### TASK DATA
________________

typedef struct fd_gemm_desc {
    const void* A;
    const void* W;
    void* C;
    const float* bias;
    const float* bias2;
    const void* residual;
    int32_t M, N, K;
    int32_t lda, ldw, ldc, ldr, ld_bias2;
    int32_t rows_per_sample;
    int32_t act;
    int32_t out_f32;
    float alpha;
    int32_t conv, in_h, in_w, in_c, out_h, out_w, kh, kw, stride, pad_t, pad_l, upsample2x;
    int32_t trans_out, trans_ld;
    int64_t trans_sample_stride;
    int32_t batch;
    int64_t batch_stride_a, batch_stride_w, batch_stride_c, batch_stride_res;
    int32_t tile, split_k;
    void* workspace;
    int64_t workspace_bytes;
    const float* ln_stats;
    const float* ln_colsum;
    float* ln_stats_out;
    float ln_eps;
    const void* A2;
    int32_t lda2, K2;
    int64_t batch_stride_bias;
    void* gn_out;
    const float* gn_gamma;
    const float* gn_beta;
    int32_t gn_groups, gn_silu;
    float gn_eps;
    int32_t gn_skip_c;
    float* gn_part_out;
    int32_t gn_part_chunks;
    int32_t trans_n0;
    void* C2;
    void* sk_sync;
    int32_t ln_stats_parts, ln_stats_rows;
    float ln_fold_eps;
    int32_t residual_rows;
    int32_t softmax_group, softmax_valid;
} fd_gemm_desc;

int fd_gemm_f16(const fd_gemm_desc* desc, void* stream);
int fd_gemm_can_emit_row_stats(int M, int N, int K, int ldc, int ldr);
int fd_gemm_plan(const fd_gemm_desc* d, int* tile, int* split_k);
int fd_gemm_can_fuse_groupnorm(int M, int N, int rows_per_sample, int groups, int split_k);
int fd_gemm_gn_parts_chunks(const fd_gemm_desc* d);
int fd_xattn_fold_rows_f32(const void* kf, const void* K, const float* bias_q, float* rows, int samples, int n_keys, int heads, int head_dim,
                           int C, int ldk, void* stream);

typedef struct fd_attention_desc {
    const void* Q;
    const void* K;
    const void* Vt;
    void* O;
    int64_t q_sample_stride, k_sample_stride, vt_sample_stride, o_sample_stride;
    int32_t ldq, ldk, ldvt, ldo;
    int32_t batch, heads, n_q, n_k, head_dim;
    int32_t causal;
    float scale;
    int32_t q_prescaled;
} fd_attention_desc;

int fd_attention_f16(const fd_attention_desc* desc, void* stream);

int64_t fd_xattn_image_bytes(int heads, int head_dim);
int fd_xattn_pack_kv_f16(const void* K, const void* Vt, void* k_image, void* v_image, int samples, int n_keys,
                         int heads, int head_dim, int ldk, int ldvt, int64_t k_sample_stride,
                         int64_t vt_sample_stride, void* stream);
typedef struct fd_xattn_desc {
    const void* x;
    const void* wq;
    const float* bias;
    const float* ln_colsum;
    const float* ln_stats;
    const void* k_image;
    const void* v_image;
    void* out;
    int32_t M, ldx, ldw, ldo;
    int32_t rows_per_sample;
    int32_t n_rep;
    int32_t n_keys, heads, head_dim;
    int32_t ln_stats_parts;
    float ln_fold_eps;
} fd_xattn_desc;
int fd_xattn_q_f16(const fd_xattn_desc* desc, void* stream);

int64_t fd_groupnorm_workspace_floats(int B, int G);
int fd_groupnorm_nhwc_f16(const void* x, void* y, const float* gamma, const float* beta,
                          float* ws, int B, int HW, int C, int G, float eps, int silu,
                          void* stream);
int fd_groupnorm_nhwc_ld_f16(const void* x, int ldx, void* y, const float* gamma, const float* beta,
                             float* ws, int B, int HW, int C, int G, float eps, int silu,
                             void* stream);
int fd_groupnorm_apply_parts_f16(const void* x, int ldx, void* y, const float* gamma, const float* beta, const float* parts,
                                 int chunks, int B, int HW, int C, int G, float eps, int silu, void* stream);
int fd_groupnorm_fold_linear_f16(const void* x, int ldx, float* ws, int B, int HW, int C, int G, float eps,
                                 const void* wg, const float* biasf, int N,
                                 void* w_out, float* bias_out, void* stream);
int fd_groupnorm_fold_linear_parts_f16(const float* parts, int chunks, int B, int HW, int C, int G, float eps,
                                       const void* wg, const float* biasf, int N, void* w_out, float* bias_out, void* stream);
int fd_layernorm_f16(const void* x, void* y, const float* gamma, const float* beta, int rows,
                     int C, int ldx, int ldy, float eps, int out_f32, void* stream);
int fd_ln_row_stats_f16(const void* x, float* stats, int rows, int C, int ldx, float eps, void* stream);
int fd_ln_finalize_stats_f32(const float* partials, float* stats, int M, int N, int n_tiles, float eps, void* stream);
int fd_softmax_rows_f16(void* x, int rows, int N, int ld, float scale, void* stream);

________________

### WHAT YOU SHOULD DO
Write out each entry above exactly as it is written.

### WRITTEN RESPONSE
typedef struct fd_gemm_desc {
    const void* A;
    const void* W;
    void* C;
    const float* bias;
    const float* bias2;
    const void* residual;
    int32_t M, N, K;
    int32_t lda, ldw, ldc, ldr, ld_bias2;
    int32_t rows_per_sample;
    int32_t act;
    int32_t out_f32;
    float alpha;
    int32_t conv, in_h, in_w, in_c, out_h, out_w, kh, kw, stride, pad_t, pad_l, upsample2x;
    int32_t trans_out, trans_ld;
    int64_t trans_sample_stride;
    int32_t batch;
    int64_t batch_stride_a, batch_stride_w, batch_stride_c, batch_stride_res;
    int32_t tile, split_k;
    void* workspace;
    int64_t workspace_bytes;
    const float* ln_stats;
    const float* ln_colsum;
    float* ln_stats_out;
    float ln_eps;
    const void* A2;
    int32_t lda2, K2;
    int64_t batch_stride_bias;
    void* gn_out;
    const float* gn_gamma;
    const float* gn_beta;
    int32_t gn_groups, gn_silu;
    float gn_eps;
    int32_t gn_skip_c;
    float* gn_part_out;
    int32_t gn_part_chunks;
    int32_t trans_n0;
    void* C2;
    void* sk_sync;
    int32_t ln_stats_parts, ln_stats_rows;
    float ln_fold_eps;
    int32_t residual_rows;
    int32_t softmax_group, softmax_valid;
} fd_gemm_desc;

int fd_gemm_f16(const fd_gemm_desc* desc, void* stream);
int fd_gemm_can_emit_row_stats(int M, int N, int K, int ldc, int ldr);
int fd_gemm_plan(const fd_gemm_desc* d, int* tile, int* split_k);
int fd_gemm_can_fuse_groupnorm(int M, int N, int rows_per_sample, int groups, int split_k);
int fd_gemm_gn_parts_chunks(const fd_gemm_desc* d);
int fd_xattn_fold_rows_f32(const void* kf, const void* K, const float* bias_q, float* rows, int samples, int n_keys, int heads, int head_dim,
                           int C, int ldk, void* stream);

typedef struct fd_attention_desc {
    const void* Q;
    const void* K;
    const void* Vt;
    void* O;
    int64_t q_sample_stride, k_sample_stride, vt_sample_stride, o_sample_stride;
    int32_t ldq, ldk, ldvt, ldo;
    int32_t batch, heads, n_q, n_k, head_dim;
    int32_t causal;
    float scale;
    int32_t q_prescaled;
} fd_attention_desc;

int fd_attention_f16(const fd_attention_desc* desc, void* stream);

int64_t fd_xattn_image_bytes(int heads, int head_dim);
int fd_xattn_pack_kv_f16(const void* K, const void* Vt, void* k_image, void* v_image, int samples, int n_keys,
                         int heads, int head_dim, int ldk, int ldvt, int64_t k_sample_stride,
                         int64_t vt_sample_stride, void* stream);
typedef struct fd_xattn_desc {
    const void* x;
    const void* wq;
    const float* bias;
    const float* ln_colsum;
    const float* ln_stats;
    const void* k_image;
    const void* v_image;
    void* out;
    int32_t M, ldx, ldw, ldo;
    int32_t rows_per_sample;
    int32_t n_rep;
    int32_t n_keys, heads, head_dim;
    int32_t ln_stats_parts;
    float ln_fold_eps;
} fd_xattn_desc;
int fd_xattn_q_f16(const fd_xattn_desc* desc, void* stream);

int64_t fd_groupnorm_workspace_floats(int B, int G);
int fd_groupnorm_nhwc_f16(const void* x, void* y, const float* gamma, const float* beta,
                          float* ws, int B, int HW, int C, int G, float eps, int silu,
                          void* stream);
int fd_groupnorm_nhwc_ld_f16(const void* x, int ldx, void* y, const float* gamma, const float* beta,
                             float* ws, int B, int HW, int C, int G, float eps, int silu,
                             void* stream);
int fd_groupnorm_apply_parts_f16(const void* x, int ldx, void* y, const float* gamma, const float* beta, const float* parts,
                                 int chunks, int B, int HW, int C, int G, float eps, int silu, void* stream);
int fd_groupnorm_fold_linear_f16(const void* x, int ldx, float* ws, int B, int HW, int C, int G, float eps,
                                 const void* wg, const float* biasf, int N,
                                 void* w_out, float* bias_out, void* stream);
int fd_groupnorm_fold_linear_parts_f16(const float* parts, int chunks, int B, int HW, int C, int G, float eps,
                                       const void* wg, const float* biasf, int N, void* w_out, float* bias_out, void* stream);
int fd_layernorm_f16(const void* x, void* y, const float* gamma, const float* beta, int rows,
                     int C, int ldx, int ldy, float eps, int out_f32, void* stream);
int fd_ln_row_stats_f16(const void* x, float* stats, int rows, int C, int ldx, float eps, void* stream);
int fd_ln_finalize_stats_f32(const float* partials, float* stats, int M, int N, int n_tiles, float eps, void* stream);
int fd_softmax_rows_f16(void* x, int rows, int N, int ld, float scale, void* stream);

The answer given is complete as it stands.